Through a collaborative conversation, this revolutionary approach is deeply empowering for patients—including both first-time and veteran moms. “Women get the experience of being the expert, giving each other advice about anything from the practical, like what to look for when purchasing a baby carrier to topics like how to tell if you broke your water. The opportunity of being the expert is really rewarding and self-affirming, and it’s also really fun,” says Monahan.

Jodi Abbott, MD, obstetrics and gynecology and maternal fetal medicine specialist—who became involved to see if group prenatal care would reduce the risk of preterm delivery among her at-risk patients—has found her interactions with her patients to be more multifaceted. “With group, the medical elements don't change from individual care. What's enhanced is everything else. So without taking away the face time with your doctor, you add so much more and build a deeper kind of relationship,” says Abbott. “There are a lot of voices in one’s decision-making and Centering brings all the voices together. In a lot of ways it's about creating the proverbial ‘village.’”

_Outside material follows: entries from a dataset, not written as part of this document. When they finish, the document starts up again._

template <int G, bool FIRST, bool LAST, int NT, int D, int IN = IO_HBM, int OUT = IO_HBM, unsigned TBASE = 0u,
          bool IN16 = kIn16>
__device__ __forceinline__ void ql_sweep(cfloat *tt, float const *tabM, float2 const *tabIN,
                                         uint32_t const *__restrict__ wordsT, unsigned rowbase,
                                         unsigned L, unsigned Lwave, bool active, float *sc,
                                         size_t plane, unsigned tid, LaneXt const &xt, bool &dirty,
                                         SweepOut &o, LdsLink lk
#if DCP_QLANE_DIAG & 4
                                         , unsigned tile_odd
#endif
                                         )
{
    constexpr int KT = 4 * G;
#if DCP_QLANE_DIAG & 4
    unsigned const rowstep = tile_odd ? 0u : (unsigned)NT;
    unsigned const rowstep_out = tile_odd ? (unsigned)NT : 0u;
    unsigned const din = (unsigned)D * rowstep;
    unsigned off2 = tid * 4u;
#else
    constexpr unsigned rowstep = (DCP_QLANE_DIAG & 2) ? 0u : (unsigned)NT;
#endif
    float const ni = ninf();
    TileTrans<G> tr;
    load_tile_trans<G>(tr, tt);
    QState<G> s;
#pragma unroll
    for (int h = 0; h < 5; ++h)
    {
#pragma unroll
        for (int k = 0; k < KT; ++k)
            s.P[h][k] = ni, s.Q[h][k] = ni;
        s.PN[h] = ni, s.PR[h] = ni, s.PJ[h] = ni, s.PC[h] = ni;
    }
    {
        float const B0 = 0.0f + xt.SB;
#pragma unroll
        for (int k = 0; k < KT; ++k)
            s.P[0][k] = B0 + tr.ent[k];
        s.PN[0] = 0.0f + xt.SN;
        s.PR[0] = 0.0f;
    }
    float *pXm = sc, *pXd = sc + plane, *pEm = sc + 2 * plane, *pB = sc + (kRecomputeB ? 0 : 3) * plane;
    unsigned off = (rowbase * (unsigned)NT + tid) * 4u;

    unsigned j = 1;
    static_assert(kWPlane, "the packed-word sequence planes are gone (round 4): a slot's groups are addressed by plane row");
    typedef uint16_t wq_t;
    wq_t wq[5];
    unsigned w;
    unsigned lane2 = tid * 2u;
    gu16_ptr const wpl = (gu16_ptr)wordsT + (size_t)rowbase * (unsigned)NT;
    asm volatile("" : "+v"(lane2));
    {
        w = wpl[NT + tid];
#pragma unroll
        for (int r = 2; r < 7; ++r)
            wq[r % 5] = wpl[r * NT + tid];
        __builtin_amdgcn_sched_barrier(0);
        __builtin_amdgcn_s_waitcnt(0x0F70);
    }
    RowIn in;
    Ring ring;
#pragma unroll
    for (int l = 0; l < 5; ++l)
    {
        in.e0[l] = float4{ni, ni, ni, ni}, in.eI[l] = ni, in.eN[l] = ni;
        ring.B[l] = ring.Xm[l] = ring.Xd[l] = ring.Em[l] = ni;
    }
    GatherMasks<TBASE> const gm;
    GatherOff go = gather_off<TBASE>(w, gm);
    ql_fetch<G, FIRST, LAST, IN16>(in, tabM, tabIN, go);
    if constexpr (!FIRST && IN == IO_LDS)
    {
        static_assert(NT == (int)kRLanes, "the ring's row stride is the scratch planes' row stride");
        unsigned const need0 = rowbase + (Lwave < kRingSkew ? Lwave : kRingSkew);
        lk.seen = ring_wait(lk, need0);
        DCP_ISA_MARK("DCP_RING_TAKE");
        ring.Xm[1] = ring_ld(lk, off, 0);
        ring.Xd[1] = ring_ld(lk, off, 1);
        ring.Em[1] = ring_ld(lk, off, 2);
        DCP_ISA_MARK("DCP_RING_TAKEN");
        ring_publish(lk, off, rowbase + 1u);
        DCP_ISA_MARK("DCP_RING_TAKE_END");
    }
    else
    {
        lk.seen = 0u;
#pragma unroll
        for (int r = 0; r < D; ++r)
            ring_fetch<(FIRST || IN != IO_HBM)>(ring, (r + 1) % 5, pB, pXm, pXd, pEm, off + (unsigned)r * rowstep * 4u);
    }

Over the course of their time together, a bond grows between the women in the group. They laugh and share in the lighter moments of pregnancy, like candidly weeding out what you really don’t need to pack in your hospital bag, to more personal ones like coping with unstable living conditions. For one mother-to-be who was living in a shelter, she explained that she did not have anyone to call if she needed something. Another woman in the group gave the woman her number, saying, “You can call me. I’m your person now.”

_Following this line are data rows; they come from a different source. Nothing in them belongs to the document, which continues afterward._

#define SCAN_BLOCK 256
// ... 1055 lines not shown
                    c = seg_end;
                    if (next >= v_end) continue;
                }
                if (s.phase == ISO_IDLE) {
                    const uint32_t v = next + __builtin_amdgcn_mbcnt_hi((uint32_t)(m_idle >> 32),
                                                  __builtin_amdgcn_mbcnt_lo((uint32_t)m_idle, 0u));
                    if (v < v_end) {
                        uint32_t li, lj, lk;
                        box_decode(dec, v, li, lj, lk);
                        const int i = lo0 + (int)li, j = lo1 + (int)lj, kl = lo2 + (int)lk;
                        double x[3];
                        x[0] = grid_coord(g, 0, i);
                        x[1] = grid_coord(g, 1, j);
                        x[2] = grid_coord(g, 2, slab_global_k(sl, kl));
                        iso_lane_start(s, x);
#ifdef R2S_ISO_STATS
                        dbg_trips = 0; dbg_qp = 0; dbg_ls = 0; dbg_el = items[it].el;
#endif
                        my = tile_slot(st_off, tb, i, j, kl);
                        eslot = cur_slot;
                    }
                }
                next += (uint32_t)__popcll(m_idle);
            }
            if (exhausted && __ballot(s.phase != ISO_IDLE) == 0) {
#ifdef R2S_ISO_WAVE_END
                if (lane == 0 && blockIdx.x < 4094) g_iso_wave_end[blockIdx.x] = wall_clock64();
#endif
                break;
            }
        }
        {
            const IsoElemLds& E = slots[eslot];
            ISO_STAT(0, s.phase == ISO_EVAL)
            if (s.phase == ISO_EVAL) iso_lane_eval(E, rho_t, E.rtol, s);
            ISO_STAT(1, s.phase == ISO_QP)
            if (s.phase == ISO_QP) iso_lane_qp(s);
            if (__popcll(__ballot(s.phase == ISO_QP)) >= R2S_ISO_QP2_MIN) {
                ISO_STAT(7, s.phase == ISO_QP)
                if (s.phase == ISO_QP) iso_lane_qp(s);
            }
            ISO_STAT(2, s.phase == ISO_FINISH)
            if (s.phase == ISO_FINISH) iso_lane_finish(E, rho_t, E.rtol, s);
            ISO_STAT(5, true)
#ifdef R2S_ISO_STATS
            if (s.phase != ISO_IDLE) dbg_trips += 1;
#endif
        }
    }
}

#ifdef R2S_STRAG_DIAG
__device__ unsigned long long g_strag_diag[3 * 16384];
extern "C" int r2s_debug_strag_diag(unsigned long long* out)
{
    if (hipMemcpyFromSymbol(out, HIP_SYMBOL(g_strag_diag), sizeof(unsigned long long) * 3 * 16384) != hipSuccess) return 1;
    static unsigned long long z[3 * 16384];
    return hipMemcpyToSymbol(HIP_SYMBOL(g_strag_diag), z, sizeof z) != hipSuccess;
}
__device__ unsigned long long g_strag_hist[256];
extern "C" int r2s_debug_strag_hist(unsigned long long* out)
{
    if (hipMemcpyFromSymbol(out, HIP_SYMBOL(g_strag_hist), sizeof(unsigned long long) * 256) != hipSuccess) return 1;
    static unsigned long long z[256];
    return hipMemcpyToSymbol(HIP_SYMBOL(g_strag_hist), z, sizeof z) != hipSuccess;
}
#endif
struct IsoCoefPad {
    double C[8][3];
    double Cr[8];
    double pad;
};
#ifndef R2S_STRAG_REFILL_MIN
#define R2S_STRAG_REFILL_MIN 8
#endif
#ifndef R2S_ENUM_COOP_MAX
// ... 457 lines not shown
    }
}

__global__ void __launch_bounds__(256) fill_kernel(double* __restrict__ p, int64_t n, double v)
{
    const int64_t stride = (int64_t)gridDim.x * blockDim.x;
    int64_t i = (int64_t)blockIdx.x * blockDim.x + threadIdx.x;
    const int64_t n2 = n >> 1;
    double2* p2 = reinterpret_cast<double2*>(p);
    const double2 vv = make_double2(v, v);
    for (int64_t j = i; j < n2; j += stride) p2[j] = vv;
    if (i == 0 && (n & 1)) p[n - 1] = v;
}

struct MainArgs {
    GridDev g;
    SlabInfo s;
    double rho_t;
    const uint32_t* active;
    uint32_t n_active;
    const uint32_t* band_off;
    const uint32_t* band_ent;
    const uint32_t* sign_off;
    const uint32_t* sign_ent;
    const BandItem* items;
    const void* erec;
    double* dist;
    double* sign;
    double* sdf;
    double* xp;
    const double* iso_res;
    const double* iso_res_xp;
    const void* sbox;
    const uint32_t* s_store_off;
    const double* sres;
    const uint8_t* hot;
    const uint32_t* abort_flag;
    int true_min;
    int sdf_mode;
};

template <class Rec, bool DO_DIST, bool DO_SIGN, bool TRI = true, bool SYM = false>
__global__ void __launch_bounds__(256) sdf_tiles_kernel(MainArgs A)
{
    const Rec* __restrict__ erec = static_cast<const Rec*>(A.erec);
    const uint32_t w = __builtin_amdgcn_readfirstlane((blockIdx.x * blockDim.x + threadIdx.x) >> 6);
    if (w >= A.n_active) return;
    const int lane = threadIdx.x & 63;
    const uint32_t ab = *A.abort_flag;
    const uint32_t t = A.active[w];
    if (ab) return;
    const int tx = t % A.s.ntx, ty = (t / A.s.ntx) % A.s.nty, tz = t / (A.s.ntx * A.s.nty);
    const int i = tx * 4 + (lane & 3), j = ty * 4 + ((lane >> 2) & 3), kl = tz * 4 + (lane >> 4);
    const int k = slab_global_k(A.s, kl);
    const bool valid = (i < A.g.nx) && (j < A.g.ny) && (kl < A.s.nzl) && (k < A.s.k1);
    double x[3];
    x[0] = grid_coord(A.g, 0, i);
    x[1] = grid_coord(A.g, 1, j);
    x[2] = grid_coord(A.g, 2, k);

    VoxState st;
    st.cur = 1.0e10;
    st.xp[0] = st.xp[1] = st.xp[2] = 0.0;
    if (DO_DIST) {
        const int ci = (int)cell_of(A.g, 0, x[0]), cj = (int)cell_of(A.g, 1, x[1]),
                  ck = (int)cell_of(A.g, 2, x[2]);
        const uint32_t b = A.band_off[t], e = A.band_off[t + 1];
// ... 47 lines not shown
                                if (A.iso_res_xp) {
                                    st.xp[0] = A.iso_res_xp[3 * slot[u]];
                                    st.xp[1] = A.iso_res_xp[3 * slot[u] + 1];
                                    st.xp[2] = A.iso_res_xp[3 * slot[u] + 2];
                                }
                            }
                        } else if constexpr (TRI) {
                            const BandItem& T = A.items[__builtin_amdgcn_readlane(my_it, (int)(q0 + u))];
                            process_triangle<Rec, SYM>(st, T, erec[T.el], A.rho_t, x);
                        }
                    }
                }
            }
        }
    }
    double sg = -1.0;
    if (DO_SIGN) {
        const uint32_t b = A.sign_off[t], e = A.sign_off[t + 1];
        if constexpr (std::is_same<Rec, ElemRec>::value) {
            if (A.hot[t]) {
                const SignBox* __restrict__ sbox = static_cast<const SignBox*>(A.sbox);
                bool any = false, done = false;
                double cmax = -INFINITY, max_local = 10.0;
                for (uint32_t p0 = b; p0 < e; p0 += 64u) {
                    const uint32_t n = (e - p0 < 64u) ? e - p0 : 64u;
                    int32_t hs[9];
#pragma unroll
                    for (int q = 0; q < 9; ++q) hs[q] = 0;
                    if ((uint32_t)lane < n) {
                        const uint32_t el = A.sign_ent[p0 + lane];
                        const int32_t* w = reinterpret_cast<const int32_t*>(&sbox[el]);
#pragma unroll
                        for (int q = 0; q < 8; ++q) hs[q] = w[q];
                        hs[8] = (int32_t)A.s_store_off[el];
                    }
                    for (uint32_t q0 = 0; q0 < n; q0 += 4u) {
                        bool in[4];
                        double v[4], rmax[4];
#pragma unroll
                        for (int u = 0; u < 4; ++u) {
                            const bool ok = q0 + u < n;
                            const int qq = (int)(ok ? q0 + u : n - 1u);
                            int32_t hh[9];
#pragma unroll
                            for (int q = 0; q < 9; ++q) hh[q] = __builtin_amdgcn_readlane(hs[q], qq);
                            const int32_t lo3[3] = {hh[0], hh[1], hh[2]}, dim3[3] = {hh[3], hh[4], hh[5]};
                            const uint32_t di = (uint32_t)(i - lo3[0]), dj = (uint32_t)(j - lo3[1]), dk = (uint32_t)(kl - lo3[2]);
                            in[u] = valid && ok && di < (uint32_t)dim3[0] && dj < (uint32_t)dim3[1] && dk < (uint32_t)dim3[2];
                            rmax[u] = __hiloint2double(hh[7], hh[6]);
                            v[u] = INFINITY;
                            if (in[u] && !done)
                                v[u] = A.sres[(size_t)tile_chunk((uint32_t)hh[8], tile_box(lo3, dim3), tx, ty, tz) * 64u + (uint32_t)lane];
                        }
#pragma unroll
                        for (int u = 0; u < 4; ++u) {
                            if (in[u]) {
                                any = true;
                                if (rmax[u] > cmax) cmax = rmax[u];
                                const double m = fabs(v[u]);
                                if (A.true_min) {
                                    if (m < 1.01 && !__builtin_signbit(v[u])) sg = 1.0;
                                } else if (!done && m < 1.01 && max_local > m) {
                                    if (!__builtin_signbit(v[u])) sg = 1.0;
                                    if (m < 0.95) done = true;
                                    else max_local = m;
                                }
                            }
// ... 128 lines not shown
    const int lane = threadIdx.x & 63;
    const int ntx = (nx + 3) / 4, nty = (ny + 3) / 4;
    const uint32_t t = ids[w];
    const int tx = t % ntx, ty = (t / ntx) % nty, tz = t / (ntx * nty);
    const int i = tx * 4 + (lane & 3), j = ty * 4 + ((lane >> 2) & 3), k = tz * 4 + (lane >> 4);
    if (i < nx && j < ny && k < nz) volume[((int64_t)k * ny + j) * nx + i] = payload[(size_t)w * 64 + lane];
}
__global__ void __launch_bounds__(256) unpack_segments_masks_kernel(const double* __restrict__ buf, int64_t seglen, uint32_t cap_full,
                                                                   uint32_t cap_mask, int nx, int ny, int nz, double magnitude,
                                                                   double* __restrict__ volume)
{
    const double* __restrict__ seg = buf + (int64_t)blockIdx.y * seglen;
    const int64_t nf = reinterpret_cast<const int64_t*>(seg)[0], nm = reinterpret_cast<const int64_t*>(seg)[1];
    const uint32_t w = __builtin_amdgcn_readfirstlane((blockIdx.x * blockDim.x + threadIdx.x) >> 6);
    if (nf < 0 || nf > (int64_t)cap_full || nm < 0 || nm > (int64_t)cap_mask || (int64_t)w >= nm) return;
    const uint64_t* __restrict__ masks = reinterpret_cast<const uint64_t*>(seg + 2 + (int64_t)cap_full * 64 + (cap_full + 1) / 2);
    const uint32_t* __restrict__ ids = reinterpret_cast<const uint32_t*>(masks + cap_mask);
    const int lane = threadIdx.x & 63;
    const int ntx = (nx + 3) / 4, nty = (ny + 3) / 4;
    const uint32_t t = ids[w];
    const int tx = t % ntx, ty = (t / ntx) % nty, tz = t / (ntx * nty);
    const int i = tx * 4 + (lane & 3), j = ty * 4 + ((lane >> 2) & 3), k = tz * 4 + (lane >> 4);
    if (i < nx && j < ny && k < nz) volume[((int64_t)k * ny + j) * nx + i] = ((masks[w] >> lane) & 1ull) ? magnitude : -magnitude;
}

“It’s a profound ability to be so vulnerable to confess to a group of people that you are so isolated,” explains Abbott. “But you have a group of people who are responding and saying, ‘It's going to be okay, I know what you’re going through.’ That’s what makes it a beautiful model for everybody.” And the communal spirit does not stop there—women in the program are often connected with family partners from Boston Healthy Start to help them with housing, jobs and education. Leveraging resources within their own community, family partners offer support and care to new moms. “This is about engaging a community as much as it is about providing health care,” says Abbott.

By having a group prenatal care program available, women who participate in the program have healthier pregnancies, which has reduced complications and preterm deliveries. As one of only a few hospitals in the country with a program of this size, BMC continues to research the effect of group prenatal care on its patients and will soon be publishing the data. “The outcomes mirror what others have found, which is that this model is very safe, very effective and helps women feel supported and have healthy outcomes in their pregnancy,” concludes Monahan. “The basis for why this model has yielded significantly positive results is because of the peer-to-peer social support—something that had never been incorporated into the pregnancy care setting before.”

In addition to facilitating healthy pregnancies—something truly priceless in and of itself—the peer-to-peer connection enriches the lives of the women in CenteringPregnancy®. Whether it is sharing tips or phone numbers, the time spent together and the bond that grows readies these women to take on the most rewarding challenge of all: motherhood.